Storage Management
Data in any application grows over time and it usually grows fast. After a while, you'll encounter problems managing the size: For example, backing up the entire database regularly will take too long and produce massive files. Restoring those backups will also take an eternity. But hopefully, you will never need to do it, and you can accept a couple of hours of downtime. Additionally, you must keep an eye on your total size so you don't reach your disk's limit anytime soon. Analytics at a large scale can be challenging due to the sheer volume of data. But size isn't the only issue. Your costs will also increase a lot: Every stored backup will be large and together can be a significant factor of your monthly costs which is an often overlooked aspect in cost calculations.
However, the truth is that old data becomes less important over time. You may no longer need data that is several months or years old. This is where TimescaleDB's automatic retention feature comes in: You define a cutoff time when data should be deleted, and TimescaleDB automatically handles it.
SELECT add_retention_policy('requests', INTERVAL '3 months');
This retention policy is also more efficient than custom implementations: TimescaleDB drops entire chunks instead of single rows.
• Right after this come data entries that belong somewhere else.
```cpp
int mssim_read_internal(mssim_handle h, const char* name, float* out, int32_t max_items, void* stream) {
  flush_deferred(h, (hipStream_t)stream);
  std::string s(name);
  const size_t N = (size_t)h->N;
  const float* src = nullptr;
  int items = 0;
  hipStream_t st = (hipStream_t)stream;
  if (s == "q") { src = h->S.q; items = h->M.n_dof; }
  else if (s == "qd") { src = h->S.qd; items = h->M.n_dof; }
  else if (s == "free") { src = h->S.free_s; items = 13 * h->M.n_free; }
  else if (s == "kin") { src = h->S.kin; items = 7 * h->M.n_kin; }
  else if (s == "free_wake") { src = h->S.free_wake; items = h->M.n_free; }
  else if (s == "root") { src = h->S.root; items = 7; }
  else if (s == "bodypose") { src = h->S.bodypose; items = 7 * h->M.n_dof; }
  else if (s == "pair_impulse") { src = h->S.pair_imp; items = 3 * h->M.n_pair; }
  else if (s == "contact_count" || s == "overflow") {
    const int* isrc = s == "overflow" ? h->S.overflow : h->S.pair_cnt;
    items = s == "overflow" ? 1 : h->M.n_pair;
    int take = items < max_items ? items : max_items;
    size_t cnt = (size_t)take * N;
    if (cnt > 0) hipLaunchKernelGGL(k_i2f, dim3((unsigned)((cnt + 255) / 256)), dim3(256), 0, st, isrc, out, cnt);
    HIPCHK(h, hipGetLastError());
    return items;
  } else {
    h->err = "unknown internal array: " + s;
    return -1;
  }
  int take = items < max_items ? items : max_items;
  if (take > 0) HIPCHK(h, hipMemcpyAsync(out, src, sizeof(float) * (size_t)take * N, hipMemcpyDeviceToDevice, st));
  return items;
}

int mssim_overflow_count(mssim_handle h, void* stream) {
  flush_deferred(h, (hipStream_t)stream);
  std::vector<int> host(h->N);
  hipStream_t st = (hipStream_t)stream;
  if (hipStreamSynchronize(st) != hipSuccess) return -1;
  if (hipMemcpy(host.data(), h->S.overflow, sizeof(int) * h->N, hipMemcpyDeviceToHost) != hipSuccess) return -1;
  (void)hipMemset(h->S.overflow, 0, sizeof(int) * h->N);
  int c = 0;
  for (int v : host) c += v != 0;
  return c;
}

}

#ifdef MSSIM_PHASE_CLOCKS
extern "C" int mssim_debug_phase_clocks(unsigned long long* out32, int reset) {
  if (hipMemcpyFromSymbol(out32, HIP_SYMBOL(g_phase_clk), 32 * sizeof(unsigned long long)) != hipSuccess) return -1;
  if (reset < 0) return 0;
  if (reset) {
// ... 25 lines not shown
```

### maniskill_amd/csrc/mssim_solve16.h

```cpp
#pragma once

#define S16_LANES 16
#ifndef S16_WAVES
#define S16_WAVES 4
#endif
#define WSYNC() do { __builtin_amdgcn_fence(__ATOMIC_RELEASE, "wavefront"); __builtin_amdgcn_wave_barrier(); __builtin_amdgcn_fence(__ATOMIC_ACQUIRE, "wavefront"); } while (0)
#define BSYNC() __syncthreads()
#ifndef S16_ENVS_PER_BLOCK
#define S16_ENVS_PER_BLOCK 4
#endif
#define S16_COM_(nr) ((nr) == 4 ? 300 : 0)
#define S16_COM S16_COM_(NR)
#define S16_ANC 8
#define S16_VEC 32
#define S16_PT 96
#define S16_PT_LINK 1
#define S16_PT_FREE 17
#define S16_MAX_FREE_(nr) ((nr) == 4 ? 6 : 2)
#define S16_MAX_FREE S16_MAX_FREE_(NR)
#define S16_PT_KIN_(nr) (S16_PT_FREE + S16_MAX_FREE_(nr))
#define S16_PT_KIN S16_PT_KIN_(NR)
#define S16_MAX_KIN 6
#define S16_MAX_SHAPE_(nr) ((nr) == 4 ? 64 : ((nr) > 1 ? 48 : 28))
#define S16_MAX_HIT 64
// ... 544 lines not shown
#pragma unroll
  for (int i = 0; i < 3; i++)
#pragma unroll
    for (int j = 0; j < 3; j++) { R[i][j] = dot(mcol(RA, i), mcol(RB, j)); AR[i][j] = fabsf(R[i][j]) + 1e-6f; }
  bool sep = false;
#pragma unroll
  for (int i = 0; i < 3; i++) sep = sep || fabsf(t[i]) > a[i] + b[0] * AR[i][0] + b[1] * AR[i][1] + b[2] * AR[i][2] + margin;
#pragma unroll
  for (int j = 0; j < 3; j++)
    sep = sep || fabsf(t[0] * R[0][j] + t[1] * R[1][j] + t[2] * R[2][j]) > b[j] + a[0] * AR[0][j] + a[1] * AR[1][j] + a[2] * AR[2][j] + margin;
#pragma unroll
  for (int i = 0; i < 3; i++)
#pragma unroll
    for (int j = 0; j < 3; j++) {
      const int i1 = (i + 1) % 3, i2 = (i + 2) % 3, j1 = (j + 1) % 3, j2 = (j + 2) % 3;
      const float ra = a[i1] * AR[i2][j] + a[i2] * AR[i1][j];
      const float rb = b[j1] * AR[i][j2] + b[j2] * AR[i][j1];
      sep = sep || fabsf(t[i2] * R[i1][j] - t[i1] * R[i2][j]) > ra + rb + margin;
    }
  return sep;
}
MS_DEV shape_t shape_from_table(const DevModel& M, const float* t) {
  shape_t sh;
  sh.c = f3{t[0], t[1], t[2]};
  sh.rot = qmat(q4{t[3], t[4], t[5], t[6]});
  sh.p0 = t[7]; sh.p1 = t[8]; sh.p2 = t[9];
  const unsigned pk = __float_as_uint(t[14]);
  sh.type = (int)(pk & 7u);
  sh.nverts = (int)((pk >> 3) & 127u);
  sh.verts = M.hull_verts + 3 * (size_t)(pk >> 15);
  return sh;
}

struct SupCoop16 {
  f3 va[4], vb[4];
  int c;
  static MS_DEV void load_one(f3 (&dst)[4], const shape_t& s, int c) {
#pragma unroll
    for (int k = 0; k < 4; k++) {
      dst[k] = f3{0, 0, 0};
      if (s.type == SH_CONVEX) {
        const int i = c + 16 * k < s.nverts ? c + 16 * k : 0;
        dst[k] = f3{s.verts[3 * i], s.verts[3 * i + 1], s.verts[3 * i + 2]};
      }
    }
  }
  static MS_DEV f3 scan(const f3 (&v)[4], const shape_t& s, f3 d, int c) {
    const f3 dl = mtmulv(s.rot, d);
    float t = dot(v[0], dl);
    int i = c;
#pragma unroll
    for (int k = 1; k < 4; k++) {
      const float tk = dot(v[k], dl);
      const bool g = tk > t && c + 16 * k < s.nverts;
      t = g ? tk : t; i = g ? c + 16 * k : i;
    }
    if (c >= s.nverts) { t = -3e38f; i = 1 << 20; }
    float tm = t;
    tm = fmaxf(tm, dpp_f<0x128>(tm)); tm = fmaxf(tm, dpp_f<0x124>(tm)); tm = fmaxf(tm, dpp_f<0x122>(tm)); tm = fmaxf(tm, dpp_f<0x121>(tm));
    int im = t == tm ? i : (1 << 20);
    im = min(im, __builtin_amdgcn_update_dpp(0, im, 0x128, 0xF, 0xF, false));
    im = min(im, __builtin_amdgcn_update_dpp(0, im, 0x124, 0xF, 0xF, false));
    im = min(im, __builtin_amdgcn_update_dpp(0, im, 0x122, 0xF, 0xF, false));
    im = min(im, __builtin_amdgcn_update_dpp(0, im, 0x121, 0xF, 0xF, false));
    const int slot = im >> 4, owner = im & 15;
    const f3 mine = sel3(slot == 0, v[0], sel3(slot == 1, v[1], sel3(slot == 2, v[2], v[3])));
    const f3 p = f3{__shfl(mine.x, owner, 16), __shfl(mine.y, owner, 16), __shfl(mine.z, owner, 16)};
    return s.c + mmulv(s.rot, p);
  }
  MS_DEV f3 operator()(int which, const shape_t& s, f3 d) const {
    if (s.type != SH_CONVEX) return support(s, d);
    if (which == 0) return scan(va, s, d, c);
    return scan(vb, s, d, c);
  }
};
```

Even a single big DELETE query would be slow because a chunk's table must be reorganized multiple times during the operation, whereas dropping a chunk only requires removing a file from disk. But therefore TimescaleDB's retention can only drop a chunk when all its rows are suitable for deletion.
However, assuming you no longer need some data is overly optimistic. As your rows get older, you're probably okay with getting rid of detailed information for every second - as long as you still have your aggregated data by continuous aggregates. You were only querying the continuous aggregates for anything older than a few months anyway.
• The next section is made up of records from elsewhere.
__device__ __forceinline__ void glds16(const void* sbase, unsigned voff, unsigned lds_addr) {
  unsigned keep;
  asm volatile("s_mov_b32 %0, m0\n\ts_mov_b32 m0, %3\n\ts_nop 2\n\tglobal_load_lds_dwordx4 %1, %2\n\ts_mov_b32 m0, %0"
               : "=&s"(keep) : "v"(voff), "s"(sbase), "s"(lds_addr) : "memory");
}
template <int OFF>
__device__ __forceinline__ void gload16(half8& dst, const void* sbase, unsigned voff) {
  asm volatile("s_nop 4\n\tglobal_load_dwordx4 %0, %1, %2 offset:%3" : "=v"(dst) : "v"(voff), "s"(sbase), "i"(OFF) : "memory");
}

#ifdef WG_STAMPS
#define WG_STAMP(i)                                                                              \
  do {                                                                                           \
    __builtin_amdgcn_sched_barrier(0);                                                           \
    unsigned long long _t;                                                                       \
    asm volatile("s_memtime %0\n\ts_waitcnt lgkmcnt(0)" : "=s"(_t)::"memory");                   \
    if (a.stamps && HAS_RES && tid == 0) a.stamps[(size_t)tile * 8 + (i)] = _t;                        \
    __builtin_amdgcn_sched_barrier(0);                                                           \
  } while (0)
#else
#define WG_STAMP(i) do {} while (0)
#endif

constexpr int kTilesPerWG = 2;


__device__ __forceinline__ void mfma16_acc(f32x4& c, const half8& a, const half8& b) {
  c = __builtin_amdgcn_mfma_f32_16x16x32_f16(a, b, c, 0, 0, 0);
}

template <int C> struct WnCfg {
  static constexpr int NW = (C >= 256) ? 8 : C / 32;
  static constexpr int BN = (C >= 512) ? 64 : 128;
};

template <int N> __device__ __forceinline__ void wait_vm() {
  asm volatile("s_waitcnt vmcnt(%0)" :: "i"(N) : "memory");
  __builtin_amdgcn_sched_barrier(0);
// ... 7 lines not shown
  constexpr int MT = PLAIN ? MB : 2 * MB;
  constexpr int NTHREADS = NW * 64;
  constexpr int NT = BN / 32;
  constexpr int CC = CX;
  constexpr int NKX = NTAPS * CC;
  constexpr int BT_BYTES = BN * 128;
  constexpr int ACT_ROW = 2 * C + 16;
  constexpr int K2 = C / 16;
  constexpr int NG = BN * 8 / NTHREADS;
  constexpr int NAH = MT * 2;
  constexpr bool DEFER = (MB == 1);
  static_assert(BN * 8 % NTHREADS == 0 && MB >= 1 && MB <= 2 && NKX >= 1 && (NTAPS == 1 || NTAPS == 3), "tile geometry");
  constexpr bool Q2L = !M16 && DEFER && !DEEP && (NG + NT - 1) / NT == 1 && NT >= NG + MT;
  static_assert(!M16 || (MODE == 0 && MB == 1 && DEFER && !DEEP && NT >= 2), "16x16x32 variant");
  constexpr bool A0G = MODE == 0 && CX == 1 && NTAPS == 1;
  static_assert(!DEEP || (MODE == 0 && DEFER && HAS_COND && MT <= NT && NG <= NT && ((NKX >= 4 && NKX % 2 == 0) || NKX == 1)), "deep prefetch variant");
  static_assert(MODE == 0 || (TPW == 1 && CX == ((MODE == 2 || MODE == 4) ? 2 : 1) * (C / 64)) || (MODE == 3 && CX == 1), "training variants");

  extern __shared__ __attribute__((aligned(16))) char smem[];
  char* const sB = smem;
  char* const sActs = MODE == 4 ? smem : smem + 2 * BT_BYTES;

  const int tid = threadIdx.x;
  const int wave = __builtin_amdgcn_readfirstlane(tid >> 6);
  int lane = tid & 63, ln = lane & 31, lh = lane >> 5;

  unsigned pvoff[NG];
  int pchunk[NG];
  int swB;
  int l15 = lane & 15, l4 = lane >> 4;
// ... 80 lines not shown
  auto column_of = [&](int rr, int p, int& b, int& t) -> bool {
    int rem = rr - tile_b0 * Fp;
    b = tile_b0;
    if (fp_ge_bn) {
      if (rem >= Fp) { rem -= Fp; ++b; }
    } else {
      const int qd = rem / Fp;
      b += qd;
      rem -= qd * Fp;
    }
    const int fq = rem - a.g.Gf;
    t = fq * 32 + p;
    if (!(b < a.g.B && fq >= 0 && fq < a.g.F && t < a.g.L)) return false;
    return a.g.frames == nullptr || t < 32 * a.g.frames[b];
  };

  int tile, tile_end;
  const int tile_step = gridDim.x >> 3;
  int run_start, run_quarter = 0;
  {
    const int bid = blockIdx.x, ntl = a.n_tiles;
    const int xcd = bid & 7, idx = bid >> 3;
    const int qq = ntl >> 3, r = ntl & 7;
    const int start = xcd < r ? xcd * (qq + 1) : r * (qq + 1) + (xcd - r) * qq;
    tile_end = start + (xcd < r ? qq + 1 : qq);
    tile = start + idx;
    run_start = start;
    if (((tile_end - start) & 3) == 0) run_quarter = (tile_end - start) >> 2;
  }
  auto tile_of = [&](int t) { return run_quarter ? run_start + ((t - run_start) & 3) * run_quarter + ((t - run_start) >> 2) : t; };

  half8 q[4][MT];
  int par = 0;
  if (tile < tile_end) {
    const int t0 = tile_of(tile), p0 = t0 / a.tiles_per_phase;
#pragma unroll
    for (int i = 0; i < NG; ++i) stage_B_piece(p0, t0 - p0 * a.tiles_per_phase, 0, 0, i);
  }
  float* const sBias = (float*)(sActs + BN * ACT_ROW);
  if constexpr (!PLAIN) {
    for (int i = tid; i < 2 * C; i += NTHREADS) sBias[i] = a.bias1[i];
    if constexpr (HAS_RES)
      for (int i = tid; i < C; i += NTHREADS) sBias[2 * C + i] = a.bias2[i];
    uint4* const sW = (uint4*)(sBias + 3 * C);
    for (int i = tid; i < (C / 32) * 64; i += NTHREADS) sW[i] = ((const uint4*)a.wEs)[i];
  }
  __syncthreads();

This use case is already covered by continuous aggregates since they keep their data when a time range is not refreshed. All you need to do is configure a continuous aggregate to only update values after a specific date offset.
SELECT add_continuous_aggregate_policy(
'requests_15min',
schedule_interval => INTERVAL '5 minutes',
- start_offset => NULL,
+ start_offset => INTERVAL '3 months',
end_offset => NULL
);
With the adjusted continuous aggregate, changes to rows older than three months will no longer automatically update the aggregate. The retention policy can now safely drop a chunk and the aggregated results will still be there.
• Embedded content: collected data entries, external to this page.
int launch_blend_forward(const mgs_camera& cam, const GeometryState& g, const BinningState& b,
                         const ImageState& img, float* out_color, float* out_depth, float* out_opacity,
                         int32_t* n_touched, const uint32_t* sort_err, uint32_t* status, const TileSortArgs* tile_sort,
                         int P, hipStream_t s) {
    BlendArgs a = make_args(cam, g, b, img);
#ifdef BS_TRACE
    a.trace = g_trace_fwd;
#endif
    const int ntiles = a.gx * tiles_y(a.H);
    if (ntiles == 0) return 0;
    const dim3 grid(ntiles), block(256);
    const TileSortArgs ts = tile_sort ? *tile_sort : TileSortArgs{};
    const unsigned long long* const prepare = P > 0 ? g.prepare : nullptr;
    const int lines_per_tile = (P + ntiles - 1) / ntiles;
    if (tile_sort)
        hipLaunchKernelGGL(blend_forward_kernel<true>, grid, block, 0, s, a, out_color, out_depth,
                           out_opacity, img.final_T, img.n_contrib, n_touched, img.ranges, sort_err, status, ts, prepare, P,
                           lines_per_tile);
    else
        hipLaunchKernelGGL(blend_forward_kernel<false>, grid, block, 0, s, a, out_color, out_depth,
                           out_opacity, img.final_T, img.n_contrib, n_touched, img.ranges, sort_err, status, ts, prepare, P,
                           lines_per_tile);
    MGS_HIP(hipGetLastError());
    return 0;
}


__device__ __forceinline__ float swap32_add(float x, float y) {
    auto r = __builtin_amdgcn_permlane32_swap(__float_as_uint(x), __float_as_uint(y), false, false);
    return __uint_as_float(r[0]) + __uint_as_float(r[1]);
}
__device__ __forceinline__ float swap16_add(float x, float y) {
    auto r = __builtin_amdgcn_permlane16_swap(__float_as_uint(x), __float_as_uint(y), false, false);
    return __uint_as_float(r[0]) + __uint_as_float(r[1]);
}
template <int XOR>
__device__ __forceinline__ float swz_add(float v) {
    return v + __int_as_float(__builtin_amdgcn_ds_swizzle(__float_as_int(v), 0x001F | (XOR << 10)));
}
__device__ __forceinline__ float row_sum_all(float v) {
    v = swz_add<1>(v);
    v = swz_add<2>(v);
    v = swz_add<4>(v);
    v = swz_add<8>(v);
    return v;
}
__device__ __forceinline__ int reduce10_slot(int lane) {
    const int row = lane >> 4, pos = lane & 15;
    if (pos == 15) return row == 0 ? 0 : row == 1 ? 2 : row == 2 ? 1 : 3;
    if (pos == 0) return row == 0 ? 4 : row == 1 ? 6 : row == 2 ? 5 : 7;
    if (pos == 1) return row == 0 ? 8 : row == 2 ? 9 : -1;
    return -1;
}
__device__ __forceinline__ float reduce10(float a0, float a1, float a2, float a3, float a4, float a5, float a6,
                                          float a7, float a8, float a9, int lane) {
    const float b0 = swap32_add(a0, a1), b1 = swap32_add(a2, a3), b2 = swap32_add(a4, a5);
    const float b3 = swap32_add(a6, a7), b4 = swap32_add(a8, a9);
    float c0 = swap16_add(b0, b1);
    float c1 = swap16_add(b2, b3);
    float c2 = swz_add<16>(b4);
    c0 = row_sum_all(c0);
    c1 = row_sum_all(c1);
    c2 = row_sum_all(c2);
    const int pos = lane & 15;
    return pos == 15 ? c0 : (pos == 0 ? c1 : c2);
}

__device__ __forceinline__ int reduce6_slot(int lane) {
    const int row = lane >> 4, pos = lane & 15;
    if (pos == 15) return row == 0 ? G_SX : row == 1 ? G_SXX : row == 2 ? G_SY : G_SXY;
    if (pos == 0) return row == 0 ? G_SYY : row == 2 ? G_DDEPTH : -1;
    return -1;
}
__device__ __forceinline__ float reduce6(float a0, float a1, float a2, float a3, float a4, float a5, int lane) {
    const float b0 = swap32_add(a0, a1), b1 = swap32_add(a2, a3), b2 = swap32_add(a4, a5);
    float c0 = swap16_add(b0, b1);
    float c1 = swz_add<16>(b2);
    c0 = row_sum_all(c0);
    c1 = row_sum_all(c1);
    return (lane & 15) == 15 ? c0 : c1;
}

__device__ __forceinline__ uint32_t wave_max_u32(uint32_t v) {
#pragma unroll
    for (int o = 32; o > 0; o >>= 1) v = max(v, (uint32_t)__shfl_xor((int)v, o, 64));
    return v;
}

You must configure this correctly. If you don't match the refresh window of the continuous aggregate to the retention policy, refreshes will try to load non-existing data and delete your aggregated rows.
Likewise, you don't have to keep the aggregated results in a continuous aggregate forever as they will grow over time too. You can add a retention policy to a continuous aggregate just like you do with a hypertable. This also enables an interesting optimization: By combining retention policies with hierarchical continuous aggregates, you can gradually remove more detailed information at lower hierarchy levels as detailed data gets less interesting.